Could you filter the data below down to the lines that hold the word "define"?
______________________________
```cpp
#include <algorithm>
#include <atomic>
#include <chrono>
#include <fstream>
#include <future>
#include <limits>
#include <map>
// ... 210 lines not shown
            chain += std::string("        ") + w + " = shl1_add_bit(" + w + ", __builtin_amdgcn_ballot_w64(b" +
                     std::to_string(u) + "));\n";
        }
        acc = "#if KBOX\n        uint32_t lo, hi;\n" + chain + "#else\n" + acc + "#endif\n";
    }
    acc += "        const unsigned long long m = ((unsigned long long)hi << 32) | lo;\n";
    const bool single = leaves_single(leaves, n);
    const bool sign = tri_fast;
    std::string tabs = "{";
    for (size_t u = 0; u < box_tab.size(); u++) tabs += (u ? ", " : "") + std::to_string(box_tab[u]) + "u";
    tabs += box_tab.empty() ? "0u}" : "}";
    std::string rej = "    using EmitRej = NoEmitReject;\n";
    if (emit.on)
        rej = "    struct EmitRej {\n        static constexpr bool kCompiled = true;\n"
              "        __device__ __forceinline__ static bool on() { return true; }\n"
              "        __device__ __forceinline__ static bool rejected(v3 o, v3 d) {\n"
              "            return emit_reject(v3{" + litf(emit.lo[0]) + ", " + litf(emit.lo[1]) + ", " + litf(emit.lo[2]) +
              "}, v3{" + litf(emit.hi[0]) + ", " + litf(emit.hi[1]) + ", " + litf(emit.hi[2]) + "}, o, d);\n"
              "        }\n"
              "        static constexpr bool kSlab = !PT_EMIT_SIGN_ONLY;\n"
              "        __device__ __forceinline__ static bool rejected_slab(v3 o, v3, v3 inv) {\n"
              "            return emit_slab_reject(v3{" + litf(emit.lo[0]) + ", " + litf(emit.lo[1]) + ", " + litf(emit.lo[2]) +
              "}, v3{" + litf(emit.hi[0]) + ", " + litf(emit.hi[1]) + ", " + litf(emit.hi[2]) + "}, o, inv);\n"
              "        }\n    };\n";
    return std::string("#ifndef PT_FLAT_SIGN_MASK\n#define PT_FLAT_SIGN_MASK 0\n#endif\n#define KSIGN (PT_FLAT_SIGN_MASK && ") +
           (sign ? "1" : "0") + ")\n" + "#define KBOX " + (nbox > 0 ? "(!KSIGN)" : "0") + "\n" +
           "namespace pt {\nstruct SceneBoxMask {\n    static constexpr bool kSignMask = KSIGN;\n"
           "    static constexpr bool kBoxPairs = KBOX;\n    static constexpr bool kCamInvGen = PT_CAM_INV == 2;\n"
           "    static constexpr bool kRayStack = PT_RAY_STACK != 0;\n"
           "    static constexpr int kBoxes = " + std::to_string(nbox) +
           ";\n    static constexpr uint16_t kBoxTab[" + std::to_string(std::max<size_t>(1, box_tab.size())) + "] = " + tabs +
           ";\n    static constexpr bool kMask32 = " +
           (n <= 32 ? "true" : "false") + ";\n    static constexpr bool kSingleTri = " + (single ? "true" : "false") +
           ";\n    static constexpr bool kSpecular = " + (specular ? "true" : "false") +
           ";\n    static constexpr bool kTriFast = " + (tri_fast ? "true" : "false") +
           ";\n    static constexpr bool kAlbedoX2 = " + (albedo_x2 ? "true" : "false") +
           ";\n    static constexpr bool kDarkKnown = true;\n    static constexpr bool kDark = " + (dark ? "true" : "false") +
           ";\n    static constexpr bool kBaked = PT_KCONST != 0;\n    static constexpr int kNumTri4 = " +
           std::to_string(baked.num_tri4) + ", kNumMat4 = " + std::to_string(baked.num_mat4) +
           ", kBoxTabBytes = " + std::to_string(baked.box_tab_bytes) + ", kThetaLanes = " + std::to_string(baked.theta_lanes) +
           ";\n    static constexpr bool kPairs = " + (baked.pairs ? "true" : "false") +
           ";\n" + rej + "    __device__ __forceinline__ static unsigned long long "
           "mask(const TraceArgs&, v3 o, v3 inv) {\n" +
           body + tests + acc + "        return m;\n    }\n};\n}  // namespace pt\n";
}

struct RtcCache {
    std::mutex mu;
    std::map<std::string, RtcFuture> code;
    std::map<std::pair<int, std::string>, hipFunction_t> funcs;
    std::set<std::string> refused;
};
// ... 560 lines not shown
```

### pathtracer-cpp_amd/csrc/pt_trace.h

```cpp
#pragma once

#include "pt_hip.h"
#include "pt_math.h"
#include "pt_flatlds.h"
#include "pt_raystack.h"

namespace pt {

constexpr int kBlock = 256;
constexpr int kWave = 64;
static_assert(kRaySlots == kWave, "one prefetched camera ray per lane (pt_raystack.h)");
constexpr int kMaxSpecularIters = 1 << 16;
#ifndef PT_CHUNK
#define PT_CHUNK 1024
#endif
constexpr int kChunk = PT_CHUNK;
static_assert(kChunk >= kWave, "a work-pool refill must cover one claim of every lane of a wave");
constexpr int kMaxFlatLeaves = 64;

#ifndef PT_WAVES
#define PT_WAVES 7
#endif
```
______________________________
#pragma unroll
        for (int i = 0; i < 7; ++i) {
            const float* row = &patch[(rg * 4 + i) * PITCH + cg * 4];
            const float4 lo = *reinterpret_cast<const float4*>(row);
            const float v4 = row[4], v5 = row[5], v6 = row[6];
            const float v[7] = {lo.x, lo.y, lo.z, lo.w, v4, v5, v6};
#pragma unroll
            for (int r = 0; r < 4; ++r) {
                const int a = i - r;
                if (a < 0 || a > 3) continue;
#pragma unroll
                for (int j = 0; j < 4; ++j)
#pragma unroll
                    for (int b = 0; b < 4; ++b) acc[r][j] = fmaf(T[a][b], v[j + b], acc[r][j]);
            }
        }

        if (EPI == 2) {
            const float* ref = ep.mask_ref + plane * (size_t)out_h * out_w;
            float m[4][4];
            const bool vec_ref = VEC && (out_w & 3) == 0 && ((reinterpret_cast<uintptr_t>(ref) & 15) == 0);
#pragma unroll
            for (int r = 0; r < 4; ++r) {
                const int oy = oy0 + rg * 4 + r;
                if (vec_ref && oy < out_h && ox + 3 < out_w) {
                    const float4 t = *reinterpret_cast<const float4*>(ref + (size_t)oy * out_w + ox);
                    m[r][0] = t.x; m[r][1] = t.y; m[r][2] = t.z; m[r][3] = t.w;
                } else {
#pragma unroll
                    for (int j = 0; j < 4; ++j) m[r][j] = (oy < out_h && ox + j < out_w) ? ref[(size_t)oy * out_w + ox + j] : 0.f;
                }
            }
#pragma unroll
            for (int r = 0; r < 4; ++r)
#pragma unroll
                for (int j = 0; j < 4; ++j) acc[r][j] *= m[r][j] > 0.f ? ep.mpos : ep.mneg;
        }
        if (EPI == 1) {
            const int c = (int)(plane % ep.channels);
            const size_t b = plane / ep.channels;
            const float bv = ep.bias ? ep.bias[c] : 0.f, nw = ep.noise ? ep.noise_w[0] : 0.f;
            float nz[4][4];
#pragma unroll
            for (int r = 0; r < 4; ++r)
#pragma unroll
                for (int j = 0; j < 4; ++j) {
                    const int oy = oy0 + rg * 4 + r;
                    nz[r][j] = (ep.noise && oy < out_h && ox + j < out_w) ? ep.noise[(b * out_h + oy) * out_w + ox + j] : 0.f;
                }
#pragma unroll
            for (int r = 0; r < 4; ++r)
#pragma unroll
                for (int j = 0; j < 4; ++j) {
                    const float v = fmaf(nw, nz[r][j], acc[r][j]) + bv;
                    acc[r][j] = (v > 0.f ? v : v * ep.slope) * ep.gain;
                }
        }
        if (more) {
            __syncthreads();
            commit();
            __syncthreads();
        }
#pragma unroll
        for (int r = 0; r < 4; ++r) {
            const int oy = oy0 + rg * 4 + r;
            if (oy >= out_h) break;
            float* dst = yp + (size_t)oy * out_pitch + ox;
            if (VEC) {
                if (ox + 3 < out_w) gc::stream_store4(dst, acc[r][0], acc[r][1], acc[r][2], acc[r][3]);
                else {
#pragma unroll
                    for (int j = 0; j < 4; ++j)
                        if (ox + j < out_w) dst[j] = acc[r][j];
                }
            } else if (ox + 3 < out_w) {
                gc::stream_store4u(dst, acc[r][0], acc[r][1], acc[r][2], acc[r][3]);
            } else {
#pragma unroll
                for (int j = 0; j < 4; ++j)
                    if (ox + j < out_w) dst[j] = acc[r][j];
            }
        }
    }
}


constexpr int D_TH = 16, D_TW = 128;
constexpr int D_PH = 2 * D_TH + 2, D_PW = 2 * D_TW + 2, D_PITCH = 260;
______________________________
> REPLY:
    return std::string("#ifndef PT_FLAT_SIGN_MASK\n#define PT_FLAT_SIGN_MASK 0\n#endif\n#define KSIGN (PT_FLAT_SIGN_MASK && ") +
           (sign ? "1" : "0") + ")\n" + "#define KBOX " + (nbox > 0 ? "(!KSIGN)" : "0") + "\n" +
#define PT_CHUNK 1024
#define PT_WAVES 7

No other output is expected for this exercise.